Phil and Jackson Starr, the father and son team behind Sierra Starr Winery, have been on a roll lately. Phil focuses on grape growing while Jackson runs the winemaking side of things. Not only are they producing great wines, they’re receiving national recognition as well.

From left, Phil, Anne and Jackson Starr.
Provided photo

They have been earning strings of Gold Medals and 90-plus point scores for their wines across the board, and now most recently, for their Cabernet Franc.

Wine Enthusiast Magazine, a national publication, just awarded their 2019 Cabernet Franc a 94-point score and a Cellar Selection meaning they think it is delicious now, and they think it will improve and excel for years to come.



While Cabernet Franc remains unfamiliar to many consumers, winemakers know better. At over $9,000 per ton, Napa County Cabernet Franc received the highest average price paid per ton of any wine grape in California, according to the most recent California Grape Crush report.

I visited Phil and Jackson to discuss their Starr attraction. “We planted Cabernet Franc back in 1997,” Phil recalled. “We thought it might be hard to compete with Cabernet Sauvignon but Cab Franc, there could be a niche there.”



I wondered, thinking about their success, was their high score the result of a maturing vineyard producing increasingly better fruit, or were other things at play as well? Jack and Phil looked at each other in silence. I could see they were communicating without talking. After a long pause Jackson said, “Ya, maybe a couple of things.”

Sierra Starr Vineyard has a significant slope from top to bottom.

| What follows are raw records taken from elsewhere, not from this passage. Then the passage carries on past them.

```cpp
typedef struct wc_unet_train wc_unet_train;
int wc_unet_train_create(wc_unet_train** out, const wc_unet_config* cfg, int n_params, const char* const* names,
                         float* const* params, float* const* grads);
void wc_unet_train_destroy(wc_unet_train* net);
size_t wc_unet_train_workspace_bytes(wc_unet_train* net, int batch, int H, int W);
int wc_unet_train_bind(wc_unet_train* net, int batch, int H, int W, void* workspace, size_t workspace_bytes, void* stream);
int wc_unet_train_forward(wc_unet_train* net, const float* x, const int64_t* t, const float* target, float* pred_out,
                          float* loss_out, float grad_scale, int repack, void* stream);
int wc_unet_train_num_backward_ops(const wc_unet_train* net);
int wc_unet_train_backward(wc_unet_train* net, int op_begin, int op_end, void* stream);
int wc_unet_train_backward_seeded(wc_unet_train* net, const float* dpred, float* dx, int param_grads, void* stream);
int wc_unet_train_grad_ready_op(const wc_unet_train* net, const char* name);
double wc_unet_train_flops(const wc_unet_train* net, int backward);

typedef struct wc_legacy_unet wc_legacy_unet;
int wc_legacy_unet_create(wc_legacy_unet** out, int n_params, const char* const* names, const float* const* ptrs,
                          const int64_t* numels);
void wc_legacy_unet_destroy(wc_legacy_unet* net);
size_t wc_legacy_unet_workspace_bytes(wc_legacy_unet* net, int batch, int size);
int wc_legacy_unet_forward(wc_legacy_unet* net, const float* x, const float* t, float* out, int batch, int size, void* workspace,
                           size_t workspace_bytes, void* stream);
double wc_legacy_unet_flops(const wc_legacy_unet* net);
int wc_legacy_unet_launches(const wc_legacy_unet* net);

typedef struct wc_seg wc_seg;
int wc_seg_create(wc_seg** out, const int* blocks_per_layer, int num_classes, int n_params, const char* const* names,
                  const float* const* ptrs, void* stream);
int wc_seg_set_output_stride(wc_seg* net, int output_stride);
void wc_seg_destroy(wc_seg* net);
size_t wc_seg_workspace_bytes(const wc_seg* net, int batch, int H, int W, int with_grad);
int wc_seg_infer(wc_seg* net, const float* x, const int64_t* labels, int64_t* pred, float* input_grad, float* loss,
                 float* logits, int batch, int H, int W, void* workspace, size_t workspace_bytes, void* stream);
int wc_seg_infer_pooled(wc_seg* net, const float* x, const int64_t* labels, int64_t* pred, float* input_grad, float* loss,
                        float* logits, int batch, int H, int W, int grad_pool, void* workspace, size_t workspace_bytes,
                        void* stream);
int wc_seg_forward(wc_seg* net, const float* x, float* logits, int batch, int H, int W, int save_for_backward, void* workspace,
                   size_t workspace_bytes, void* stream);
int wc_seg_backward_seeded(wc_seg* net, const float* dlogits, float* input_grad, void* stream);
double wc_seg_flops(const wc_seg* net, int backward);
int wc_seg_launches(const wc_seg* net);

typedef struct wc_srgan wc_srgan;
int wc_srgan_create(wc_srgan** out, int num_blocks, int upscale, int n_params, const char* const* names,
                    const float* const* ptrs, void* stream);
void wc_srgan_destroy(wc_srgan* net);
size_t wc_srgan_workspace_bytes(const wc_srgan* net, int batch, int h, int w);
int wc_srgan_forward(wc_srgan* net, const float* x, float* y, int batch, int h, int w, void* workspace,
                     size_t workspace_bytes, void* stream);
size_t wc_srgan_grad_workspace_bytes(const wc_srgan* net, int batch, int h, int w);
int wc_srgan_forward_saved(wc_srgan* net, const float* x, float* y, int batch, int h, int w, void* workspace,
                           size_t workspace_bytes, void* stream);
int wc_srgan_backward_seeded(wc_srgan* net, const float* dy, float* dx, void* stream);
double wc_srgan_flops(const wc_srgan* net);
int wc_srgan_launches(const wc_srgan* net);

#ifdef __cplusplus
}
#endif
#endif
```

### weatherconverter_b200/_lib.py

```python
import ctypes as C
import os

import torch

_HERE = os.path.dirname(os.path.abspath(__file__))
LIB_PATH = os.path.join(_HERE, "libwc_b200.so")

_lib = None

c_f32p = C.c_void_p
c_ptr = C.c_void_p


class UnetConfigStruct(C.Structure):
    _fields_ = [
        ("im_channels", C.c_int), ("im_size", C.c_int), ("time_emb_dim", C.c_int),
        ("num_down_layers", C.c_int), ("num_mid_layers", C.c_int), ("num_up_layers", C.c_int),
        ("num_heads", C.c_int),
        ("n_down_channels", C.c_int), ("down_channels", C.c_int * 8),
        ("n_mid_channels", C.c_int), ("mid_channels", C.c_int * 8),
        ("down_sample", C.c_int * 8),
        ("n_attn_resolutions", C.c_int), ("attn_resolutions", C.c_int * 8),
    ]


_SIGS = {
    "wc_last_error": (C.c_char_p, []),
    "wc_abi_version": (C.c_int, []),
    "wc_launch_count": (C.c_longlong, []),
    "wc_profile_begin": (None, []),
    "wc_profile_detail": (C.c_int, [C.c_int, C.POINTER(C.c_int), C.POINTER(C.c_double), C.POINTER(C.c_double), C.POINTER(C.c_int)]),
    "wc_profile_end": (C.c_int, [C.POINTER(C.c_double), C.POINTER(C.c_longlong), C.POINTER(C.c_double)]),
    "wc_ddpm_step": (C.c_int, [c_ptr] * 6 + [C.c_size_t, C.c_int] + [C.c_float] * 4 + [c_ptr]),
    "wc_ddpm_step_batched": (C.c_int, [c_ptr] * 6 + [C.c_size_t, C.c_int] + [c_ptr] * 4 + [C.c_int, c_ptr]),
    "wc_ddpm_step_indexed": (C.c_int, [c_ptr] * 6 + [C.c_size_t, C.c_int, c_ptr, c_ptr, C.c_int, c_ptr]),
    "wc_ddim_step": (C.c_int, [c_ptr] * 6 + [C.c_size_t, C.c_int] + [C.c_float] * 5 + [c_ptr]),
    "wc_ddim_step_indexed": (C.c_int, [c_ptr] * 6 + [C.c_size_t, C.c_int, c_ptr, c_ptr, C.c_int, c_ptr]),
    "wc_add_noise": (C.c_int, [c_ptr] * 3 + [C.c_size_t, C.c_int] + [c_ptr] * 3 + [C.c_int, c_ptr]),
    "wc_set_time_factor_table": (C.c_int, [C.POINTER(C.c_float), C.c_int]),
    "wc_time_embedding": (C.c_int, [c_ptr, C.c_int, C.c_int, c_ptr, c_ptr]),
    "wc_sgg_update": (C.c_int, [c_ptr] * 5 + [C.c_int] * 4 + [C.c_float, c_ptr]),
    "wc_lcg_prepare": (C.c_int, [c_ptr] * 4 + [C.c_int] * 4 + [c_ptr]),
    "wc_lcg_combine": (C.c_int, [c_ptr] * 5 + [C.c_int] * 5 + [C.c_float, c_ptr]),
    "wc_groupnorm_workspace_bytes": (C.c_size_t, [C.c_int]),
    "wc_groupnorm_silu": (C.c_int, [c_ptr, c_ptr] + [C.c_int] * 5 + [c_ptr, c_ptr, C.c_float, C.c_int, c_ptr, c_ptr]),
    "wc_conv2d": (C.c_int, [c_ptr] + [C.c_int] * 5 + [c_ptr, c_ptr] + [C.c_int] * 6 + [c_ptr, c_ptr, C.c_int, c_ptr,
                            C.c_int, C.c_int, c_ptr, C.c_int, c_ptr, C.c_int, c_ptr]),
    "wc_conv2d_dgrad": (C.c_int, [c_ptr] + [C.c_int] * 4 + [c_ptr] + [C.c_int] * 4 + [c_ptr] * 4),
    "wc_maxpool3x3s2": (C.c_int, [c_ptr] * 3 + [C.c_int] * 4 + [c_ptr]),
    "wc_maxpool3x3s2_bwd": (C.c_int, [c_ptr] * 4 + [C.c_int] * 4 + [c_ptr]),
    "wc_bilinear": (C.c_int, [c_ptr] * 2 + [C.c_int] * 6 + [c_ptr]),
    "wc_bilinear_bwd": (C.c_int, [c_ptr] * 3 + [C.c_int] * 6 + [c_ptr]),
    "wc_seg_loss_head": (C.c_int, [c_ptr] * 8 + [C.c_int] * 5 + [c_ptr]),
    "wc_conv1_dgrad": (C.c_int, [c_ptr] * 4 + [C.c_int] * 3 + [c_ptr]),
    "wc_conv_in": (C.c_int, [c_ptr] * 6 + [C.c_int] * 9 + [c_ptr]),
    "wc_conv_out": (C.c_int, [c_ptr] * 4 + [C.c_int] * 7 + [c_ptr]),
    "wc_nchw_f32_to_nhwc_bf16": (C.c_int, [c_ptr, c_ptr] + [C.c_int] * 4 + [c_ptr]),
    "wc_nhwc_bf16_to_nchw_f32": (C.c_int, [c_ptr, c_ptr] + [C.c_int] * 4 + [c_ptr]),
    "wc_attention": (C.c_int, [c_ptr] * 4 + [C.c_int] * 5 + [c_ptr]),
    "wc_ddpm_grid_u8": (C.c_int, [c_ptr, c_ptr] + [C.c_int] * 5 + [c_ptr]),
    "wc_postprocess_u8": (C.c_int, [c_ptr, c_ptr] + [C.c_int] * 3 + [C.POINTER(C.c_float), C.POINTER(C.c_float), c_ptr]),
    "wc_label_encode": (C.c_int, [c_ptr, C.c_int, c_ptr, c_ptr] + [C.c_int] * 4 + [c_ptr, C.c_int, c_ptr, c_ptr]),
    "wc_resample_u8": (C.c_int, [c_ptr] * 3 + [C.c_int] * 5 + [c_ptr, c_ptr, C.c_int, c_ptr, c_ptr, C.c_int, c_ptr]),
    "wc_u8_to_tensor": (C.c_int, [c_ptr] + [C.c_int] * 6 + [C.POINTER(C.c_float), C.POINTER(C.c_float), c_ptr, c_ptr]),
    "wc_attention_lse": (C.c_int, [c_ptr] * 5 + [C.c_int] * 5 + [c_ptr]),
    "wc_attention_scaled": (C.c_int, [c_ptr] * 4 + [C.c_int] * 5 + [C.c_float, c_ptr]),
    "wc_attention_bwd": (C.c_int, [c_ptr] * 8 + [C.c_int] * 4 + [c_ptr]),
    "wc_conv2d_wgrad": (C.c_int, [c_ptr, c_ptr] + [C.c_int] * 10 + [c_ptr, C.c_int, c_ptr, c_ptr, c_ptr]),
    "wc_groupnorm_bwd_workspace_bytes": (C.c_size_t, [C.c_int, C.c_int]),
    "wc_groupnorm_silu_bwd": (C.c_int, [c_ptr] * 3 + [C.c_int] * 3 + [c_ptr, c_ptr, C.c_float, C.c_int] + [c_ptr] * 7),
    "wc_colsum": (C.c_int, [c_ptr] + [C.c_int] * 3 + [c_ptr] * 4),
    "wc_mse_loss_grad": (C.c_int, [c_ptr] * 3 + [C.c_size_t, C.c_float, c_ptr, c_ptr, c_ptr]),
    "wc_boundary_wgrad_scratch_bytes": (C.c_size_t, []),
    "wc_boundary_wgrad": (C.c_int, [c_ptr, c_ptr] + [C.c_int] * 4 + [c_ptr] * 4),
    "wc_adam_step": (C.c_int, [c_ptr] * 4 + [C.c_size_t] + [C.c_float] * 4 + [C.c_int, C.c_float, c_ptr]),
    "wc_unet_create": (C.c_int, [C.POINTER(c_ptr), C.POINTER(UnetConfigStruct), C.c_int, C.POINTER(C.c_char_p),
                                 C.POINTER(c_ptr), C.POINTER(C.c_int64), c_ptr]),
    "wc_unet_destroy": (None, [c_ptr]),
    "wc_unet_workspace_bytes": (C.c_size_t, [c_ptr, C.c_int, C.c_int, C.c_int]),
    "wc_unet_forward": (C.c_int, [c_ptr, c_ptr, c_ptr, C.c_int, c_ptr, C.c_int, C.c_int, C.c_int, c_ptr, C.c_size_t,
                                  c_ptr]),
    "wc_unet_flops": (C.c_double, [c_ptr]),
    "wc_unet_launches": (C.c_int, [c_ptr]),
    "wc_unet_train_create": (C.c_int, [C.POINTER(c_ptr), C.POINTER(UnetConfigStruct), C.c_int, C.POINTER(C.c_char_p),
                                       C.POINTER(c_ptr), C.POINTER(c_ptr)]),
    "wc_unet_train_destroy": (None, [c_ptr]),
    "wc_unet_train_workspace_bytes": (C.c_size_t, [c_ptr, C.c_int, C.c_int, C.c_int]),
    "wc_unet_train_bind": (C.c_int, [c_ptr, C.c_int, C.c_int, C.c_int, c_ptr, C.c_size_t, c_ptr]),
    "wc_unet_train_forward": (C.c_int, [c_ptr] * 6 + [C.c_float, C.c_int, c_ptr]),
    "wc_unet_train_num_backward_ops": (C.c_int, [c_ptr]),
    "wc_unet_train_backward": (C.c_int, [c_ptr, C.c_int, C.c_int, c_ptr]),
    "wc_unet_train_backward_seeded": (C.c_int, [c_ptr, c_ptr, c_ptr, C.c_int, c_ptr]),
    "wc_unet_train_grad_ready_op": (C.c_int, [c_ptr, C.c_char_p]),
    "wc_unet_train_flops": (C.c_double, [c_ptr, C.c_int]),
    "wc_legacy_unet_create": (C.c_int, [C.POINTER(c_ptr), C.c_int, C.POINTER(C.c_char_p), C.POINTER(c_ptr), C.POINTER(C.c_int64)]),
    "wc_legacy_unet_destroy": (None, [c_ptr]),
    "wc_legacy_unet_workspace_bytes": (C.c_size_t, [c_ptr, C.c_int, C.c_int]),
    "wc_legacy_unet_forward": (C.c_int, [c_ptr, c_ptr, c_ptr, c_ptr, C.c_int, C.c_int, c_ptr, C.c_size_t, c_ptr]),
    "wc_legacy_unet_flops": (C.c_double, [c_ptr]),
    "wc_legacy_unet_launches": (C.c_int, [c_ptr]),
    "wc_seg_create": (C.c_int, [C.POINTER(c_ptr), C.POINTER(C.c_int), C.c_int, C.c_int, C.POINTER(C.c_char_p),
                                C.POINTER(c_ptr), c_ptr]),
    "wc_seg_set_output_stride": (C.c_int, [c_ptr, C.c_int]),
    "wc_seg_destroy": (None, [c_ptr]),
    "wc_seg_workspace_bytes": (C.c_size_t, [c_ptr, C.c_int, C.c_int, C.c_int, C.c_int]),
    "wc_seg_infer": (C.c_int, [c_ptr] * 7 + [C.c_int] * 3 + [c_ptr, C.c_size_t, c_ptr]),
    "wc_seg_infer_pooled": (C.c_int, [c_ptr] * 7 + [C.c_int] * 4 + [c_ptr, C.c_size_t, c_ptr]),
    "wc_seg_forward": (C.c_int, [c_ptr] * 3 + [C.c_int] * 4 + [c_ptr, C.c_size_t, c_ptr]),
    "wc_seg_backward_seeded": (C.c_int, [c_ptr] * 4),
    "wc_seg_flops": (C.c_double, [c_ptr, C.c_int]),
    "wc_seg_launches": (C.c_int, [c_ptr]),
    "wc_srgan_create": (C.c_int, [C.POINTER(c_ptr), C.c_int, C.c_int, C.c_int, C.POINTER(C.c_char_p), C.POINTER(c_ptr), c_ptr]),
    "wc_srgan_destroy": (None, [c_ptr]),
    "wc_srgan_workspace_bytes": (C.c_size_t, [c_ptr, C.c_int, C.c_int, C.c_int]),
    "wc_srgan_forward": (C.c_int, [c_ptr, c_ptr, c_ptr, C.c_int, C.c_int, C.c_int, c_ptr, C.c_size_t, c_ptr]),
    "wc_srgan_grad_workspace_bytes": (C.c_size_t, [c_ptr, C.c_int, C.c_int, C.c_int]),
    "wc_srgan_forward_saved": (C.c_int, [c_ptr, c_ptr, c_ptr, C.c_int, C.c_int, C.c_int, c_ptr, C.c_size_t, c_ptr]),
    "wc_srgan_backward_seeded": (C.c_int, [c_ptr] * 4),
    "wc_srgan_flops": (C.c_double, [c_ptr]),
    "wc_srgan_launches": (C.c_int, [c_ptr]),
}
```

The bottom collects water and the ground is too wet. As it turned out, that is where they had planted the Franc. About five years ago they cut off the water and started dry farming the grapes.

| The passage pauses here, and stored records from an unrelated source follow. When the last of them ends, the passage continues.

@@ -1392,7 +1567,28 @@
         const long idx = trace_seen.fetch_add(1, std::memory_order_relaxed);
         trace_this = idx >= trace_skip && idx - trace_skip < trace_count;
     }
-    unsigned long long* trace_dev = trace_this ? static_cast<unsigned long long*>(trace_buf.get((size_t)workers * 16 * 8)) : nullptr;
+    return trace_this ? static_cast<unsigned long long*>(trace_buf.get((size_t)workers * 16 * 8)) : nullptr;
+}
+static void streamk_trace_write(unsigned long long* trace_dev, int workers, const int (&hdr)[8], hipStream_t s) {
+    std::vector<unsigned long long> h((size_t)workers * 16);
+    if (hipStreamSynchronize(s) == hipSuccess && hipMemcpy(h.data(), trace_dev, h.size() * 8, hipMemcpyDeviceToHost) == hipSuccess) {
+        if (FILE* f = fopen(*streamk_trace_file(), "ab")) {
+            fwrite(hdr, sizeof(hdr), 1, f);
+            fwrite(h.data(), 8, h.size(), f);
+            fclose(f);
+        }
+    }
+}
+
+static hipError_t launch_streamk(const ConvGemmArgs& a, int epi, float* slabs, unsigned* flags, hipStream_t s) {
+    const SkPlan pl = streamk_plan(a);
+    const int kind = pl.kind, bm = pl.bm, workers = pl.workers;
+    int ntiles, tiles, ipw;
+    if (!slabs || !flags || !streamk_qualifies(a, pl, ntiles, tiles, ipw)) return hipErrorNotSupported;
+    if (!streamk_resident(a, pl)) return hipErrorNotSupported;
+    if ((size_t)workers * bm * 128 > (size_t)512 * 128 * 128) return hipErrorNotSupported;
+    const unsigned epoch = streamk_epoch();
+    unsigned long long* trace_dev = streamk_trace_buffer(workers);
     ConvGemmArgs at = a;
     at.trace = trace_dev;
     if (at.lose_counter && *at.lose_counter > 0) {
@@ -1421,17 +1617,77 @@
     }
 #undef SG_SK
 #undef a
-    if (trace_this && trace_dev) {
-        std::vector<unsigned long long> h((size_t)workers * 16);
-        if (hipStreamSynchronize(s) == hipSuccess &&
-            hipMemcpy(h.data(), trace_dev, h.size() * 8, hipMemcpyDeviceToHost) == hipSuccess) {
-            if (FILE* f = fopen(trace_file, "ab")) {
-                const int hdr[8] = {workers, at.M, at.N, at.total_chunks, ipw, tiles, epi, 0};
-                fwrite(hdr, sizeof(hdr), 1, f);
-                fwrite(h.data(), 8, h.size(), f);
-                fclose(f);
-            }
-        }
+    if (trace_dev) {
+        const int hdr[8] = {workers, at.M, at.N, at.total_chunks, ipw, tiles, epi, 0};
+        streamk_trace_write(trace_dev, workers, hdr, s);
+    }
+    return hipGetLastError();
+}
+
+template <int EPI, int KIND>
+static hipError_t launch_chain_kind(const ConvGemmArgs& a1, const ConvGemmArgs& a2, int workers, int mtiles, int nt1, int nt2,
+                                    int ipw1, int ipw2, float* slabs, unsigned* flags, unsigned epoch, hipStream_t s) {
+    constexpr size_t lds = sk_lds_bytes(KIND);
+    static std::atomic<unsigned long long> done_mask{0};
+    int dev = 0;
+    (void)hipGetDevice(&dev);
+    const unsigned long long bit = 1ull << (dev & 63);
+    const void* fn = reinterpret_cast<const void*>(conv_gemm_chain_kernel<EPI, KIND>);
+    if (!(done_mask.load(std::memory_order_relaxed) & bit)) {
+        (void)hipFuncSetAttribute(fn, hipFuncAttributeMaxDynamicSharedMemorySize, (int)lds);
+        done_mask.fetch_or(bit, std::memory_order_relaxed);
+    }
+    int nb = 0;
+    if (hipOccupancyMaxActiveBlocksPerMultiprocessor(&nb, conv_gemm_chain_kernel<EPI, KIND>, sk_threads(KIND), lds) != hipSuccess ||
+        (long)nb * streamk_cus(a1) < workers)
+        return hipErrorNotSupported;
+    hipLaunchKernelGGL((conv_gemm_chain_kernel<EPI, KIND>), dim3(workers), dim3(sk_threads(KIND)), lds, s, a1, a2, mtiles, nt1, nt2,
+                       ipw1, ipw2, slabs, flags, epoch);
+    return hipSuccess;
+}
+
+static hipError_t launch_streamk_chain(const ConvGemmArgs& a1, const ConvGemmArgs& a2, int epi, hipStream_t s) {
+    float* slabs = a1.sk_slabs;
+    unsigned* flags = a1.sk_flags;
+    if (!slabs || !flags || a1.no_streamk || a2.no_streamk || a1.force || a2.force || !a1.Wq || !a2.Wq) return hipErrorNotSupported;
+    if (a1.taps != 1 || a2.taps != 1 || a1.tap_base || a2.tap_base || a2.A != a1.C || a2.M != a1.M || a2.Ta != a1.Tc ||
+        a2.Tc != a1.Tc || a1.Ta != a1.Tc || a2.lda != a1.ldc || a2.Kc != a1.N || a1.sk_xcd == 1 || a2.sk_xcd != a1.sk_xcd)
+        return hipErrorNotSupported;
+    const SkPlan pl = streamk_plan(a1), pl2 = streamk_plan(a2);
+    if (pl.kind < 5 || pl.kind > 7 || pl2.kind != pl.kind || pl2.bm != pl.bm || pl2.workers != pl.workers) return hipErrorNotSupported;
+    int nt1, tiles1, ipw1, nt2, tiles2, ipw2;
+    if (!streamk_qualifies(a1, pl, nt1, tiles1, ipw1) || !streamk_qualifies(a2, pl, nt2, tiles2, ipw2)) return hipErrorNotSupported;
+    const int workers = pl.workers;
+    if (workers > kChainFlagStride || (size_t)2 * workers * pl.bm * 128 > (size_t)512 * 128 * 128) return hipErrorNotSupported;
+    const unsigned epoch = streamk_epoch();
+    unsigned long long* trace_dev = streamk_trace_buffer(workers);
+    ConvGemmArgs b1 = a1, b2 = a2;
+    b1.trace = trace_dev;
+    b2.trace = nullptr;
+    if (b1.lose_counter && *b1.lose_counter > 0) {
+        b1.ablate |= 8;
+        --*b1.lose_counter;
+    }
+    b1.lose_counter = b2.lose_counter = nullptr;
+    const int mtiles = tiles1 / nt1;
+    hipError_t e = hipErrorNotSupported;
+#define SG_CH(EPI)                                                                                                          \
+    if (pl.kind == 5) e = launch_chain_kind<EPI, 5>(b1, b2, workers, mtiles, nt1, nt2, ipw1, ipw2, slabs, flags, epoch, s); \
+    else if (pl.kind == 6) e = launch_chain_kind<EPI, 6>(b1, b2, workers, mtiles, nt1, nt2, ipw1, ipw2, slabs, flags, epoch, s); \
+    else e = launch_chain_kind<EPI, 7>(b1, b2, workers, mtiles, nt1, nt2, ipw1, ipw2, slabs, flags, epoch, s);
+    switch (epi) {
+        case EPI_BIAS_RELU: SG_CH(EPI_BIAS_RELU) break;
+        case EPI_RELU_MASK: SG_CH(EPI_RELU_MASK) break;
+        default: return hipErrorNotSupported;
+    }
+#undef SG_CH
+    if (e != hipSuccess) {
+        if (b1.ablate & 8) ++*a1.lose_counter;
+        return e;
+    }
+    if (trace_dev) {
+        const int hdr[8] = {workers, a1.M, a2.N, a2.total_chunks, ipw2, tiles2, epi, 2};
+        streamk_trace_write(trace_dev, workers, hdr, s);
     }
     return hipGetLastError();
 }
@@ -1455,7 +1711,14 @@
     return 64;
 }
 
-hipError_t launch_conv_gemm(const ConvGemmArgs& a_in, int tile, int epi, int splits, hipStream_t s) {
+static int conv_use_streamk() {
+    static const int use_streamk = [] {
+        const char* e = sg_tune_env("SG_STREAMK");
+        return e ? atoi(e) : 1;
+    }();
+    return use_streamk;
+}
+static hipError_t conv_prepare(ConvGemmArgs& a) {
 #ifdef SG_EXP_ABLATE
     static const int ablate = [] {
         const char* e = sg_tune_env("SG_ABLATE");
@@ -1464,11 +1727,6 @@
 #else
     constexpr int ablate = 0;
 #endif
-    static const int use_streamk = [] {
-        const char* e = sg_tune_env("SG_STREAMK");
-        return e ? atoi(e) : 1;
-    }();
-    ConvGemmArgs a = a_in;
     a.ablate |= ablate;
     static const int sk_xcd = [] {
         const char* e = sg_tune_env("SG_STREAMK_XCD");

“Actually we tried it throughout the vineyard but the Zinfandel at the top of the hill looked like it was going to die so we had to go back to watering it,” Jackson explained. Then Phil took over, “but the Franc at the bottom wasn’t affected at all. It did better than ever. All the water they needed was already there.”

When it came to changes in the winemaking process, they were more cryptic. About the same time they attempted the dry farm experiment they started making some significant changes in how they handled the grapes in the cellar. “Let’s just say we attempt to extract as much flavor as possible without extracting too much bitterness or tannin,” Jackson said. “We’ve hit upon a few things that we think really help the process.”

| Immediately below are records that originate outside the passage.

# mlvlab/BLiM

Hardware: AMD Instinct MI355X
Metric: candidate-pairs/sec (7B, 96+32 tok) (higher is better)
Workload: dtype f16; 1 GPU; SYN v2t-VTG re-rank: Qwen2-7B dims (28 layers), seeded synthetic weights, 96 video + 32 text tokens per pair, top-16 text candidates per video query, 55 queries (880 pairs, 32560 packed tokens, 28160 label rows) per step per GPU; prefix_reuse=True, vtg_compensated=none, parallelism=query rows sharded over 1 GPU(s); RCCL all-gather of score rows at the end

## Files before the change

blim_amd/csrc/gemm.hip:

```cpp
#include "gemm.hpp"
#include "kernels.hpp"
#include <type_traits>

#define BM 256
#define BN 256
#define BK 64
#define NTHREADS 512
#define TILE_BYTES (BM * BK * 2)
#define BUF_BYTES (2 * TILE_BYTES)
#define GROUP_M 8

typedef const __attribute__((address_space(1))) void* gptr_t;
typedef __attribute__((address_space(3))) void* lptr_t;

__device__ __forceinline__ void glds16(const void* g, char* lds_wave_base) {
    __builtin_amdgcn_global_load_lds((gptr_t)g, (lptr_t)lds_wave_base, 16, 0, 0);
}

__device__ __forceinline__ float gelu_erf(float x) {
    const float z = fabsf(x) * 0.70710678118654752f;
    const float t = __builtin_amdgcn_rcpf(fmaf(0.3275911f, z, 1.0f));
    const float poly = t * fmaf(t, fmaf(t, fmaf(t, fmaf(t, 1.061405429f, -1.453152027f), 1.421413741f), -0.284496736f), 0.254829592f);
    const float erf_abs = 1.0f - poly * __expf(-z * z);
    return 0.5f * x * (1.0f + copysignf(erf_abs, x));
}
__device__ __forceinline__ float silu_f(float x) { return x * __builtin_amdgcn_rcpf(1.0f + __expf(-x)); }
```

“Climate change, warming, is another thing making a difference,” Phil said. “I always thought it was too cold here. There is no doubt harvest is now at least two weeks earlier than it used to be. The grapes are riper, sooner. It may get too hot if it keeps going but for now, for us, we’re picking riper grapes while they are still retaining their natural acidity.”

In spite of the recognition by winemakers of Cabernet Franc’s superiority as a premium wine grape, consumers have been less quick to follow. It’s still a hand-sell. Cabernet what? is a common response.

At $9,275 average price per ton, that makes the typical Cab Franc coming out of Napa about $100 a bottle. That makes Sierra Starr Franc, out of Nevada County, at $28, and a 94-point National Cellar Selection, one of those wine gems people dream of discovering.

Gray Pine Voted Best Winery, Two Years in A Row

Let’s have a shout out to Guy Lauterbach and his tiny, 350 total cases per year, Gray Pine Winery in Penn Valley. Guy planted his two-acre vineyard with all the classic Bordeaux reds from which he makes five different varietal wines and one blend he calls Pennridge.

The first thing you’ll notice as you taste through the wines is how different they are, how much range they provide. They have different aromatics, different weights, different flavors. They are not the same wine in six different bottles.

Guy would most likely describe himself as an old-world style winemaker; preferring wines with good acidity and firm structure. He has remained true to that style of winemaking but over the years his wines have become increasingly polished and well balanced.

They are wines built to last. As his first vintages start to hit 10, we are reaping the rewards that the exuberance of youth promised a decade ago.

As far as hearing it through the grapevine, Guy leaves that end of the business alone. He has no email list. He has no wine club. He has a few selections in a couple of retail outlets and restaurants around town. Otherwise you have to go see him on weekends at his winery and tasting room in Penn Valley.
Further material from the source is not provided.